> [Work instructions] Transcribe the records that follow, keeping every word as it stands.
—————
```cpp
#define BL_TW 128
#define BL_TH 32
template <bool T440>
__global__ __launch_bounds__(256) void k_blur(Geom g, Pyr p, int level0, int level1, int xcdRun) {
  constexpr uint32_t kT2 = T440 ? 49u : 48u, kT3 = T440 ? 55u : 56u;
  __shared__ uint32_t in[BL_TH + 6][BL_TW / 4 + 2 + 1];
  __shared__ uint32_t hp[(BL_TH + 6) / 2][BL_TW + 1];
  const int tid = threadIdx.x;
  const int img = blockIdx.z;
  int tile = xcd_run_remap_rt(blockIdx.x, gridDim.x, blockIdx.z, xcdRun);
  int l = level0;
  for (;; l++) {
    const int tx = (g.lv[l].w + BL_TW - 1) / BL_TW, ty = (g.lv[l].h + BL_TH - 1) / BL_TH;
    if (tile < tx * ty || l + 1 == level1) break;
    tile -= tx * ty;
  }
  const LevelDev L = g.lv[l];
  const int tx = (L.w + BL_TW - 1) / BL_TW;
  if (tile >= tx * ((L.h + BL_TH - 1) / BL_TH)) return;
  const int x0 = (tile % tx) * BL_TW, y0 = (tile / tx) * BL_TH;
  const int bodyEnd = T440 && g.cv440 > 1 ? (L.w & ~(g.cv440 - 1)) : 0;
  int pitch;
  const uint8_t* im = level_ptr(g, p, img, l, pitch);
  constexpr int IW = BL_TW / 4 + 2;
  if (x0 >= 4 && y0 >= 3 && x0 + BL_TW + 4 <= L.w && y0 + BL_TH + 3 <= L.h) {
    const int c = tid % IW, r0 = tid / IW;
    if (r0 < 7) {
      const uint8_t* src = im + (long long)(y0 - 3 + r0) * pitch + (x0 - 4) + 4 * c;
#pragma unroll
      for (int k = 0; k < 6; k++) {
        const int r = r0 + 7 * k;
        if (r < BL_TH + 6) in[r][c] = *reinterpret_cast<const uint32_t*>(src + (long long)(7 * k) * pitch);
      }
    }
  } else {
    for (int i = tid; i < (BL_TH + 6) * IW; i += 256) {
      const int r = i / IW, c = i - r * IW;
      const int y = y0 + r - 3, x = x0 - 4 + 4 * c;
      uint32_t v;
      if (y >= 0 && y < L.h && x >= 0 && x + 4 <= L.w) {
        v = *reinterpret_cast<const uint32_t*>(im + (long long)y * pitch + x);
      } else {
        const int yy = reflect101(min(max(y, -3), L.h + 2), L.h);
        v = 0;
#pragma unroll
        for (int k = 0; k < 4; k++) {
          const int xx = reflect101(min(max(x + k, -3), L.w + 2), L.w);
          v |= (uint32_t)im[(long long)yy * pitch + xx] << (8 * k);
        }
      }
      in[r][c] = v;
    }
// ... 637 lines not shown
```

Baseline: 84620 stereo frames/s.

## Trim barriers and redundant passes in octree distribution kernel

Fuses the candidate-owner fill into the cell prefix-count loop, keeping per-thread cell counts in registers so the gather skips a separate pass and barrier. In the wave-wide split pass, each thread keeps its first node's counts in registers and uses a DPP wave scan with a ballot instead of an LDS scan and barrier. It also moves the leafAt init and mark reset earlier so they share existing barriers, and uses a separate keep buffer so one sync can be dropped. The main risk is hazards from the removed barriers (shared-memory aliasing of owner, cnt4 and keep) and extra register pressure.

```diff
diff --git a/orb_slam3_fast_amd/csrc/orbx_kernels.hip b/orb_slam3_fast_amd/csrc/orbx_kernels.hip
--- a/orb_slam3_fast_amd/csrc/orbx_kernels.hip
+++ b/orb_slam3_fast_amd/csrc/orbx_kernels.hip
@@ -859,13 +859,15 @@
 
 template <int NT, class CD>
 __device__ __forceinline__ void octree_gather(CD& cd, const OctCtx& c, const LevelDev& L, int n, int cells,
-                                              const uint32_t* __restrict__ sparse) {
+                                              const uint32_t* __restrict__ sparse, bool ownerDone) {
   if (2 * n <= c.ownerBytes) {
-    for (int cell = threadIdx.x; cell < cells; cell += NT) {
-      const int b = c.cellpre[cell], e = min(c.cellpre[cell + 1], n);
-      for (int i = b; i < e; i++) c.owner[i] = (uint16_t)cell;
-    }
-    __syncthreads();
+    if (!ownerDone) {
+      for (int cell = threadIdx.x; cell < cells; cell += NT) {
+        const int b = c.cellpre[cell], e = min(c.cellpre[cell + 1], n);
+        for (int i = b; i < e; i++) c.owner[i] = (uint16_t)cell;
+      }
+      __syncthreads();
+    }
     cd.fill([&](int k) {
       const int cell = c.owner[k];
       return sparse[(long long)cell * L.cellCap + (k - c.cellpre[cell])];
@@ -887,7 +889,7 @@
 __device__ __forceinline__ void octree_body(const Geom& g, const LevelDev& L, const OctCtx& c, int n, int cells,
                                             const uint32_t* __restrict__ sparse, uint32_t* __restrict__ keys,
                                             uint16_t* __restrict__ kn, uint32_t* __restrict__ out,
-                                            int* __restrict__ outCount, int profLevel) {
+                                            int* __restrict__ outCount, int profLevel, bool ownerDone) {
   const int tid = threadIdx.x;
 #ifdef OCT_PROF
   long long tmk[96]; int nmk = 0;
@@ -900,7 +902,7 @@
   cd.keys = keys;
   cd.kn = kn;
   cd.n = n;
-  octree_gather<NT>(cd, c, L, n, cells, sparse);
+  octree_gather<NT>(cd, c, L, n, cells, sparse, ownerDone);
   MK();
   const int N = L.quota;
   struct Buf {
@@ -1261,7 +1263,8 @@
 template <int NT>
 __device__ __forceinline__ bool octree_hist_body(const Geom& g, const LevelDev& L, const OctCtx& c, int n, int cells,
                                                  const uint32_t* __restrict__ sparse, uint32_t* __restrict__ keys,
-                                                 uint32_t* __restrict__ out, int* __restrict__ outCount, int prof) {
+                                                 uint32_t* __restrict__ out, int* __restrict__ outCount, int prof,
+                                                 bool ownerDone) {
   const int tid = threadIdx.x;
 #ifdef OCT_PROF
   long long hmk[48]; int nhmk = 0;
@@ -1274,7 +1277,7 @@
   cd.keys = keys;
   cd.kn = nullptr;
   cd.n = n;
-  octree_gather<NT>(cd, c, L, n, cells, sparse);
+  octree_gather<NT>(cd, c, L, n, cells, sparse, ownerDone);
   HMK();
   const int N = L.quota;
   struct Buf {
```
—————
> [Expected answer]
```cpp
#define BL_TW 128
#define BL_TH 32
template <bool T440>
__global__ __launch_bounds__(256) void k_blur(Geom g, Pyr p, int level0, int level1, int xcdRun) {
  constexpr uint32_t kT2 = T440 ? 49u : 48u, kT3 = T440 ? 55u : 56u;
  __shared__ uint32_t in[BL_TH + 6][BL_TW / 4 + 2 + 1];
  __shared__ uint32_t hp[(BL_TH + 6) / 2][BL_TW + 1];
  const int tid = threadIdx.x;
  const int img = blockIdx.z;
  int tile = xcd_run_remap_rt(blockIdx.x, gridDim.x, blockIdx.z, xcdRun);
  int l = level0;
  for (;; l++) {
    const int tx = (g.lv[l].w + BL_TW - 1) / BL_TW, ty = (g.lv[l].h + BL_TH - 1) / BL_TH;
    if (tile < tx * ty || l + 1 == level1) break;
    tile -= tx * ty;
  }
  const LevelDev L = g.lv[l];
  const int tx = (L.w + BL_TW - 1) / BL_TW;
  if (tile >= tx * ((L.h + BL_TH - 1) / BL_TH)) return;
  const int x0 = (tile % tx) * BL_TW, y0 = (tile / tx) * BL_TH;
  const int bodyEnd = T440 && g.cv440 > 1 ? (L.w & ~(g.cv440 - 1)) : 0;
  int pitch;
  const uint8_t* im = level_ptr(g, p, img, l, pitch);
  constexpr int IW = BL_TW / 4 + 2;
  if (x0 >= 4 && y0 >= 3 && x0 + BL_TW + 4 <= L.w && y0 + BL_TH + 3 <= L.h) {
    const int c = tid % IW, r0 = tid / IW;
    if (r0 < 7) {
      const uint8_t* src = im + (long long)(y0 - 3 + r0) * pitch + (x0 - 4) + 4 * c;
#pragma unroll
      for (int k = 0; k < 6; k++) {
        const int r = r0 + 7 * k;
        if (r < BL_TH + 6) in[r][c] = *reinterpret_cast<const uint32_t*>(src + (long long)(7 * k) * pitch);
      }
    }
  } else {
    for (int i = tid; i < (BL_TH + 6) * IW; i += 256) {
      const int r = i / IW, c = i - r * IW;
      const int y = y0 + r - 3, x = x0 - 4 + 4 * c;
      uint32_t v;
      if (y >= 0 && y < L.h && x >= 0 && x + 4 <= L.w) {
        v = *reinterpret_cast<const uint32_t*>(im + (long long)y * pitch + x);
      } else {
        const int yy = reflect101(min(max(y, -3), L.h + 2), L.h);
        v = 0;
#pragma unroll
        for (int k = 0; k < 4; k++) {
          const int xx = reflect101(min(max(x + k, -3), L.w + 2), L.w);
          v |= (uint32_t)im[(long long)yy * pitch + xx] << (8 * k);
        }
      }
      in[r][c] = v;
    }
// ... 637 lines not shown
```

Baseline: 84620 stereo frames/s.

## Trim barriers and redundant passes in octree distribution kernel

Fuses the candidate-owner fill into the cell prefix-count loop, keeping per-thread cell counts in registers so the gather skips a separate pass and barrier. In the wave-wide split pass, each thread keeps its first node's counts in registers and uses a DPP wave scan with a ballot instead of an LDS scan and barrier. It also moves the leafAt init and mark reset earlier so they share existing barriers, and uses a separate keep buffer so one sync can be dropped. The main risk is hazards from the removed barriers (shared-memory aliasing of owner, cnt4 and keep) and extra register pressure.

```diff
diff --git a/orb_slam3_fast_amd/csrc/orbx_kernels.hip b/orb_slam3_fast_amd/csrc/orbx_kernels.hip
--- a/orb_slam3_fast_amd/csrc/orbx_kernels.hip
+++ b/orb_slam3_fast_amd/csrc/orbx_kernels.hip
@@ -859,13 +859,15 @@
 
 template <int NT, class CD>
 __device__ __forceinline__ void octree_gather(CD& cd, const OctCtx& c, const LevelDev& L, int n, int cells,
-                                              const uint32_t* __restrict__ sparse) {
+                                              const uint32_t* __restrict__ sparse, bool ownerDone) {
   if (2 * n <= c.ownerBytes) {
-    for (int cell = threadIdx.x; cell < cells; cell += NT) {
-      const int b = c.cellpre[cell], e = min(c.cellpre[cell + 1], n);
-      for (int i = b; i < e; i++) c.owner[i] = (uint16_t)cell;
-    }
-    __syncthreads();
+    if (!ownerDone) {
+      for (int cell = threadIdx.x; cell < cells; cell += NT) {
+        const int b = c.cellpre[cell], e = min(c.cellpre[cell + 1], n);
+        for (int i = b; i < e; i++) c.owner[i] = (uint16_t)cell;
+      }
+      __syncthreads();
+    }
     cd.fill([&](int k) {
       const int cell = c.owner[k];
       return sparse[(long long)cell * L.cellCap + (k - c.cellpre[cell])];
@@ -887,7 +889,7 @@
 __device__ __forceinline__ void octree_body(const Geom& g, const LevelDev& L, const OctCtx& c, int n, int cells,
                                             const uint32_t* __restrict__ sparse, uint32_t* __restrict__ keys,
                                             uint16_t* __restrict__ kn, uint32_t* __restrict__ out,
-                                            int* __restrict__ outCount, int profLevel) {
+                                            int* __restrict__ outCount, int profLevel, bool ownerDone) {
   const int tid = threadIdx.x;
 #ifdef OCT_PROF
   long long tmk[96]; int nmk = 0;
@@ -900,7 +902,7 @@
   cd.keys = keys;
   cd.kn = kn;
   cd.n = n;
-  octree_gather<NT>(cd, c, L, n, cells, sparse);
+  octree_gather<NT>(cd, c, L, n, cells, sparse, ownerDone);
   MK();
   const int N = L.quota;
   struct Buf {
@@ -1261,7 +1263,8 @@
 template <int NT>
 __device__ __forceinline__ bool octree_hist_body(const Geom& g, const LevelDev& L, const OctCtx& c, int n, int cells,
                                                  const uint32_t* __restrict__ sparse, uint32_t* __restrict__ keys,
-                                                 uint32_t* __restrict__ out, int* __restrict__ outCount, int prof) {
+                                                 uint32_t* __restrict__ out, int* __restrict__ outCount, int prof,
+                                                 bool ownerDone) {
   const int tid = threadIdx.x;
 #ifdef OCT_PROF
   long long hmk[48]; int nhmk = 0;
@@ -1274,7 +1277,7 @@
   cd.keys = keys;
   cd.kn = nullptr;
   cd.n = n;
-  octree_gather<NT>(cd, c, L, n, cells, sparse);
+  octree_gather<NT>(cd, c, L, n, cells, sparse, ownerDone);
   HMK();
   const int N = L.quota;
   struct Buf {
```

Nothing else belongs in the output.